• [The records]
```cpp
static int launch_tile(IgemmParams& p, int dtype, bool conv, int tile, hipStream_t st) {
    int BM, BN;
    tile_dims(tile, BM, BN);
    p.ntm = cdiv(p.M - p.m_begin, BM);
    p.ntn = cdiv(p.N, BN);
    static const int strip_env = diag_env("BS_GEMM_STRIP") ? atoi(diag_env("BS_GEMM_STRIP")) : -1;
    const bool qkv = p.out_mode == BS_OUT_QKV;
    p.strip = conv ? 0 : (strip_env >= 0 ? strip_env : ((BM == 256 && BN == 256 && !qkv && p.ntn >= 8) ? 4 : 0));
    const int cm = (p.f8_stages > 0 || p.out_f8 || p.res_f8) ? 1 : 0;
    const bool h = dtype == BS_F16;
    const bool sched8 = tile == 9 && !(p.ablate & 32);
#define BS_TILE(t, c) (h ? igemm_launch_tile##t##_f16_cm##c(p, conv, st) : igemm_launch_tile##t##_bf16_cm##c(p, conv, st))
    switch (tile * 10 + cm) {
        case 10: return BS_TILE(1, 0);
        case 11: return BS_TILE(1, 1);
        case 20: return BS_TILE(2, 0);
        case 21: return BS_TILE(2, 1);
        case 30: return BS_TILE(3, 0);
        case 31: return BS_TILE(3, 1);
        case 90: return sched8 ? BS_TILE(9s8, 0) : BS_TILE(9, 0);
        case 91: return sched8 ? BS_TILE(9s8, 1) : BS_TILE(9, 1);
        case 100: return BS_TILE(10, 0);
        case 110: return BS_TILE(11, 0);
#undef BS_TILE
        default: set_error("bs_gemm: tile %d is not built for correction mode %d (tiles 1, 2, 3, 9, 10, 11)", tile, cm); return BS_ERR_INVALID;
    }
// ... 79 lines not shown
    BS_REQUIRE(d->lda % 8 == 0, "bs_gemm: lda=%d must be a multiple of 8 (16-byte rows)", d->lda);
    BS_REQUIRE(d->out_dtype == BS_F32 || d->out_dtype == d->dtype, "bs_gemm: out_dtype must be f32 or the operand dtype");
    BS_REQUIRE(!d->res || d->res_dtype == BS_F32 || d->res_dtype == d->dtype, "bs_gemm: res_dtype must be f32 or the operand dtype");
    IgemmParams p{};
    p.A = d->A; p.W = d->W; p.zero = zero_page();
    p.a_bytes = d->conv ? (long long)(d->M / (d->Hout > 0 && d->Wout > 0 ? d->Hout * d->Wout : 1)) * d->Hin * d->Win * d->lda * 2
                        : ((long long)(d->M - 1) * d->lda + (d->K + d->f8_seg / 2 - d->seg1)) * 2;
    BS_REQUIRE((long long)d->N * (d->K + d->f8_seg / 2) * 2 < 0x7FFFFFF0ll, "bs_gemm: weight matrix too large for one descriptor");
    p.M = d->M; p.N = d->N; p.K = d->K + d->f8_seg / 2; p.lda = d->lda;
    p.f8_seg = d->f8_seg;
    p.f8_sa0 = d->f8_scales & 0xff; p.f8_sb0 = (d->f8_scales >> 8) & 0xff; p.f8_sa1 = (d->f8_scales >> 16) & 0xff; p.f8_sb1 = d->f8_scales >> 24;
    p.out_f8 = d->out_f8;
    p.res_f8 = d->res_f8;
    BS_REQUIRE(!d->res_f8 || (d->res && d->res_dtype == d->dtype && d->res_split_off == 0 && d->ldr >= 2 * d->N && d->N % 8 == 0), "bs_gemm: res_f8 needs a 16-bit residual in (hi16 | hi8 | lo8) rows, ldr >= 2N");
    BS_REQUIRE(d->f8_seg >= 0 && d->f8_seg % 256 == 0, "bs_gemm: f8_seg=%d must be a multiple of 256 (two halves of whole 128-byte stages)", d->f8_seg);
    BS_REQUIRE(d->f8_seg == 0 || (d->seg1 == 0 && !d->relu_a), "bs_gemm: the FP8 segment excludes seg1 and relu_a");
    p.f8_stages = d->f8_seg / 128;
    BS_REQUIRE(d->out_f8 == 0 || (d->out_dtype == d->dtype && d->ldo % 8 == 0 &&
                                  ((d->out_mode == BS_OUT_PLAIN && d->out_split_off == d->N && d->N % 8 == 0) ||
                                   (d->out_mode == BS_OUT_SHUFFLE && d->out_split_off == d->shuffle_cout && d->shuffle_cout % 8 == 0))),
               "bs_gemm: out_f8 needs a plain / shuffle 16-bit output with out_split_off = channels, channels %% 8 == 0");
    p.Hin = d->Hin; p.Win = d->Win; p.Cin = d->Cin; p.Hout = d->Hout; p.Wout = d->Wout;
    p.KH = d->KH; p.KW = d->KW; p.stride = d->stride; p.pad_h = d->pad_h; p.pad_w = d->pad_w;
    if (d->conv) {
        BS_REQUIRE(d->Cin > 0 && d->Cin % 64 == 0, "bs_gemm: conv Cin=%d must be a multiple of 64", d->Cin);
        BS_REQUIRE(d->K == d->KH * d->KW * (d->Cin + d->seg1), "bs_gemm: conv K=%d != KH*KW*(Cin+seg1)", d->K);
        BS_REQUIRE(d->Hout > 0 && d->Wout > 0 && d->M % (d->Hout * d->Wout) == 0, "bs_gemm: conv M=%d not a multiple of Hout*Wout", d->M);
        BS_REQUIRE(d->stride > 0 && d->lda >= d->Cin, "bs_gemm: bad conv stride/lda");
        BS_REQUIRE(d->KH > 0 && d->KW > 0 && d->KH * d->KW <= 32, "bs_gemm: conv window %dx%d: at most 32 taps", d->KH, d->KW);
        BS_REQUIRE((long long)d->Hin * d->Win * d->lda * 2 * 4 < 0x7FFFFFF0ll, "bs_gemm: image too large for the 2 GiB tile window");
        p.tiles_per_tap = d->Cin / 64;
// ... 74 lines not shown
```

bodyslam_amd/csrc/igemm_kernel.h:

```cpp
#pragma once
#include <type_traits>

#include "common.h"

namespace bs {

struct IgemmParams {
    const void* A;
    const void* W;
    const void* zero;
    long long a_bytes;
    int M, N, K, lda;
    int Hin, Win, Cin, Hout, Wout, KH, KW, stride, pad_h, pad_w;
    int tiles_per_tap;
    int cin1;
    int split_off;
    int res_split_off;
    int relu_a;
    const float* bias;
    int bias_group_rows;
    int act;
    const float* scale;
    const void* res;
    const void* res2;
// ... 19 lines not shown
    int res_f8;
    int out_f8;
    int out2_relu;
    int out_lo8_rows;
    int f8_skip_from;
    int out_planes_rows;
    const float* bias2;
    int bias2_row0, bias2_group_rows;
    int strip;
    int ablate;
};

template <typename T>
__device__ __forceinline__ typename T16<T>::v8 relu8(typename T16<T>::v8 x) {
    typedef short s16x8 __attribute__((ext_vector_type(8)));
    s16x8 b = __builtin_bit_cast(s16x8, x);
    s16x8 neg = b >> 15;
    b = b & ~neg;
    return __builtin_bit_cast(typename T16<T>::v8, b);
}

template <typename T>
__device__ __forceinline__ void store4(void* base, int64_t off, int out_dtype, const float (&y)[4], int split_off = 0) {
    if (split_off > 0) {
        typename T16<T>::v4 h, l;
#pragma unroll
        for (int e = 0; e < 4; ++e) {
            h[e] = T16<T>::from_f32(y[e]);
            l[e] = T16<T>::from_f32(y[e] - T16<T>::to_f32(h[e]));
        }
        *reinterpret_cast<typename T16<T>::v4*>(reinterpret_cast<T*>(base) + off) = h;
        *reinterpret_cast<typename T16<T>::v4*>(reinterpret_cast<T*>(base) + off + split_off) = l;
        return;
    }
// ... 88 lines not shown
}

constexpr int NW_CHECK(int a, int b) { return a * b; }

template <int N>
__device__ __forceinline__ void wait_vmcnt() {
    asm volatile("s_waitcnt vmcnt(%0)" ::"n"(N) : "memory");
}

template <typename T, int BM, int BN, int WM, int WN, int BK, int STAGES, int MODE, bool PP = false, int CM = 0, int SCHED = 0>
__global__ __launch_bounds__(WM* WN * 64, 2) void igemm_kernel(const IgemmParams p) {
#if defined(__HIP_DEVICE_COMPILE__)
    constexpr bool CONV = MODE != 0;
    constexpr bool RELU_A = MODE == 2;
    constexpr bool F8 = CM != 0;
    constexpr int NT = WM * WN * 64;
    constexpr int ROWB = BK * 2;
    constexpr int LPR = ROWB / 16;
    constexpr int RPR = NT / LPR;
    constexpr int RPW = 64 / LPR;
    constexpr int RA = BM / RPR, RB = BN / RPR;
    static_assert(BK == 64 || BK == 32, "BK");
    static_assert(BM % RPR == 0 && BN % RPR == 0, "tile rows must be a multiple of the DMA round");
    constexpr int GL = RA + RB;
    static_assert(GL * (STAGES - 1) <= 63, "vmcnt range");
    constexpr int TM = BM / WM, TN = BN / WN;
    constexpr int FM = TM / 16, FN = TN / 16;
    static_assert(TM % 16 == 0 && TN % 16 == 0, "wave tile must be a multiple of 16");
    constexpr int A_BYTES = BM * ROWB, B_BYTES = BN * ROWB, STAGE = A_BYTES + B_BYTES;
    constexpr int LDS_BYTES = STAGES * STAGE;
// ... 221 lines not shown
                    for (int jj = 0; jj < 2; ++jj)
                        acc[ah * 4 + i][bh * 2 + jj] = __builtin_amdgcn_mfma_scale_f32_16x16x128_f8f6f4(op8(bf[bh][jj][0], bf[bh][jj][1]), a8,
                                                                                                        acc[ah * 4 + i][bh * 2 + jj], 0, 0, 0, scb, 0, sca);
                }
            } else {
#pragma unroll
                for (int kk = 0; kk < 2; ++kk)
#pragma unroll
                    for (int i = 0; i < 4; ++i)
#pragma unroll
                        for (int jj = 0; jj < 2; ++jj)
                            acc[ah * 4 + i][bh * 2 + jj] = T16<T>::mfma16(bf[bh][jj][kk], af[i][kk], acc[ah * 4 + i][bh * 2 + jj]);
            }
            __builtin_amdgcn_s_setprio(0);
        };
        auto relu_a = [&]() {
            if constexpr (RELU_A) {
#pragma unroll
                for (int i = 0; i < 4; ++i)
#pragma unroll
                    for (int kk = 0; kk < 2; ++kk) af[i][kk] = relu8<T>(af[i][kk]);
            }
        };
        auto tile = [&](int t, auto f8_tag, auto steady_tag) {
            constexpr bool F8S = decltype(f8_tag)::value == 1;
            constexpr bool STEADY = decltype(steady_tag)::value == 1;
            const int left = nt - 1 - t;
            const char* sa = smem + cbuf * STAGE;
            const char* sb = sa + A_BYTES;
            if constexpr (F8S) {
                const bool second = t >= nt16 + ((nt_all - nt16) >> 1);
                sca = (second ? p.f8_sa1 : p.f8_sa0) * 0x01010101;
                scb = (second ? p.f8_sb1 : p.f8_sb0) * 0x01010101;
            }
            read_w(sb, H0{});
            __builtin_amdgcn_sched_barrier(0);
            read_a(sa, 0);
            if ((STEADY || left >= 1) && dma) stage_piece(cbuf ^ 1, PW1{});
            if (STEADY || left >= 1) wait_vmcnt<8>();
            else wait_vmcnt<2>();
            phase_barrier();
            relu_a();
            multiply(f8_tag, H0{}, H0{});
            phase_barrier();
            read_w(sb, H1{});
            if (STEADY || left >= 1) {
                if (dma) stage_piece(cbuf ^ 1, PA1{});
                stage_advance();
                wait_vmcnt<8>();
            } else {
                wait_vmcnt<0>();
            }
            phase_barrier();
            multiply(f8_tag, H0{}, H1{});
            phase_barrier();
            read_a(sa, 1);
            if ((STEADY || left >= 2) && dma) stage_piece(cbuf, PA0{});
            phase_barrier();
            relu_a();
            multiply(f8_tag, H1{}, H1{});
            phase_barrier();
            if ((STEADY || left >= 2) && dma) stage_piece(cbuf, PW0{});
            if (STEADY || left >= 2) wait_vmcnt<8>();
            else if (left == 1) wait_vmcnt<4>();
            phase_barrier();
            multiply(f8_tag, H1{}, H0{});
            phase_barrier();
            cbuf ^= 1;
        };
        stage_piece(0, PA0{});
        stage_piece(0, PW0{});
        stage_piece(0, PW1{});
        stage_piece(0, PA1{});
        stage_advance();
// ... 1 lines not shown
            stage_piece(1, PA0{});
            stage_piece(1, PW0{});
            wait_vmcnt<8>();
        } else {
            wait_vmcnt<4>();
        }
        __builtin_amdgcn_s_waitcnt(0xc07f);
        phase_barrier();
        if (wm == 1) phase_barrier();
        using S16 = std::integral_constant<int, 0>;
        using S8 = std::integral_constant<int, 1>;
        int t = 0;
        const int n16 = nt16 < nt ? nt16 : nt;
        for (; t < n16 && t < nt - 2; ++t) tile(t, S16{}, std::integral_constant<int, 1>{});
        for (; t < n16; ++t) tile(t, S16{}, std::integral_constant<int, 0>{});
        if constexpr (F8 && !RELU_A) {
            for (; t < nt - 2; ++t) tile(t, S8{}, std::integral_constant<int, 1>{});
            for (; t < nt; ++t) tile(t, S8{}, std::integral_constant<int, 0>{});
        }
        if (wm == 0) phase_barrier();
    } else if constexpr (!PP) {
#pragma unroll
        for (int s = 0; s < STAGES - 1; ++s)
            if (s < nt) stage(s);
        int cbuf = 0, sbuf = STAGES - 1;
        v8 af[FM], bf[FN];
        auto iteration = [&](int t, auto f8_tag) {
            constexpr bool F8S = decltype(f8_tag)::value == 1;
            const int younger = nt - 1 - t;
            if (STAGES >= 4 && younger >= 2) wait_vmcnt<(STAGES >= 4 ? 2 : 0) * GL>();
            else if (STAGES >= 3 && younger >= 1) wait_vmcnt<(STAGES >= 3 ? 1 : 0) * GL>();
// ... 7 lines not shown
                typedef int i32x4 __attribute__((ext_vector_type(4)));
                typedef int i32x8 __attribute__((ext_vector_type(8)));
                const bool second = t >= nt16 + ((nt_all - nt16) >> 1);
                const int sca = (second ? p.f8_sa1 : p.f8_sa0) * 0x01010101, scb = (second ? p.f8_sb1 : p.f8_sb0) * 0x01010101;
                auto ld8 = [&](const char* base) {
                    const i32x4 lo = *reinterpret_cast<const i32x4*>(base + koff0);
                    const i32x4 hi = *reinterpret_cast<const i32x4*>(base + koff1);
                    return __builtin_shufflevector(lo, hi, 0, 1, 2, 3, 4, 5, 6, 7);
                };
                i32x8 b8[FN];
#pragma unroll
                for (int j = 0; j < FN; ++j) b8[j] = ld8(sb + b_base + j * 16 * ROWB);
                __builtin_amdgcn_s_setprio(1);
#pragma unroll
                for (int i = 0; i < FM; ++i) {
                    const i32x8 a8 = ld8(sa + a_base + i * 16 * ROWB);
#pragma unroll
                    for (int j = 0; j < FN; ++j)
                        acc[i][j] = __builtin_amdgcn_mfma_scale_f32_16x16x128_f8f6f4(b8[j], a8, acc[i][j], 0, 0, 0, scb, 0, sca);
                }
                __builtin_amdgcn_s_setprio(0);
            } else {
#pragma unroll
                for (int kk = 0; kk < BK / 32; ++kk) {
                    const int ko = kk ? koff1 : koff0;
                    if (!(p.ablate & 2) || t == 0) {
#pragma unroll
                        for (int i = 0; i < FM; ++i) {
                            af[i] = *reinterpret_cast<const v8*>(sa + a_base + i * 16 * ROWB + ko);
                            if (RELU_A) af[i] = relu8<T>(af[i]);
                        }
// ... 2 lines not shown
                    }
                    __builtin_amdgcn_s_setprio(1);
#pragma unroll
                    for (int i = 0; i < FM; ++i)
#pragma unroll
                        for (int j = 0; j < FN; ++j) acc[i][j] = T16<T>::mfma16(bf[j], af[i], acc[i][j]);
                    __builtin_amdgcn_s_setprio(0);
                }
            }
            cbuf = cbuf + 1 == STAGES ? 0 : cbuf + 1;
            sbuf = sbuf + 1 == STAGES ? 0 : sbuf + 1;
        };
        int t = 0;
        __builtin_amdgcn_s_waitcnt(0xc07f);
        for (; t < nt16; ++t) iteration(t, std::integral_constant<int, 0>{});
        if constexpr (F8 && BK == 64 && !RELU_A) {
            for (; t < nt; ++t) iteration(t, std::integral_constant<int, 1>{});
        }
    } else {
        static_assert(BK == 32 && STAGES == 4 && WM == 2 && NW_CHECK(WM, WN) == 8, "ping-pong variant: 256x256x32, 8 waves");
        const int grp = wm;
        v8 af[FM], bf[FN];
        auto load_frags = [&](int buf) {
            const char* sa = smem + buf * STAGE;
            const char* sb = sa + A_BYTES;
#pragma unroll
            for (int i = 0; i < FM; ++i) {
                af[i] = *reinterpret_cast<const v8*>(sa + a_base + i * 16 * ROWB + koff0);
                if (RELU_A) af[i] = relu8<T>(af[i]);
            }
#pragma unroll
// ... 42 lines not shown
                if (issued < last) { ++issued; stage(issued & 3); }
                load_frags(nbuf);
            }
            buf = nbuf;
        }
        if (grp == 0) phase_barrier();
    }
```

• [What to produce] This task calls for each line of the material that contains "include".

• [Written solution]
#include <type_traits>
#include "common.h"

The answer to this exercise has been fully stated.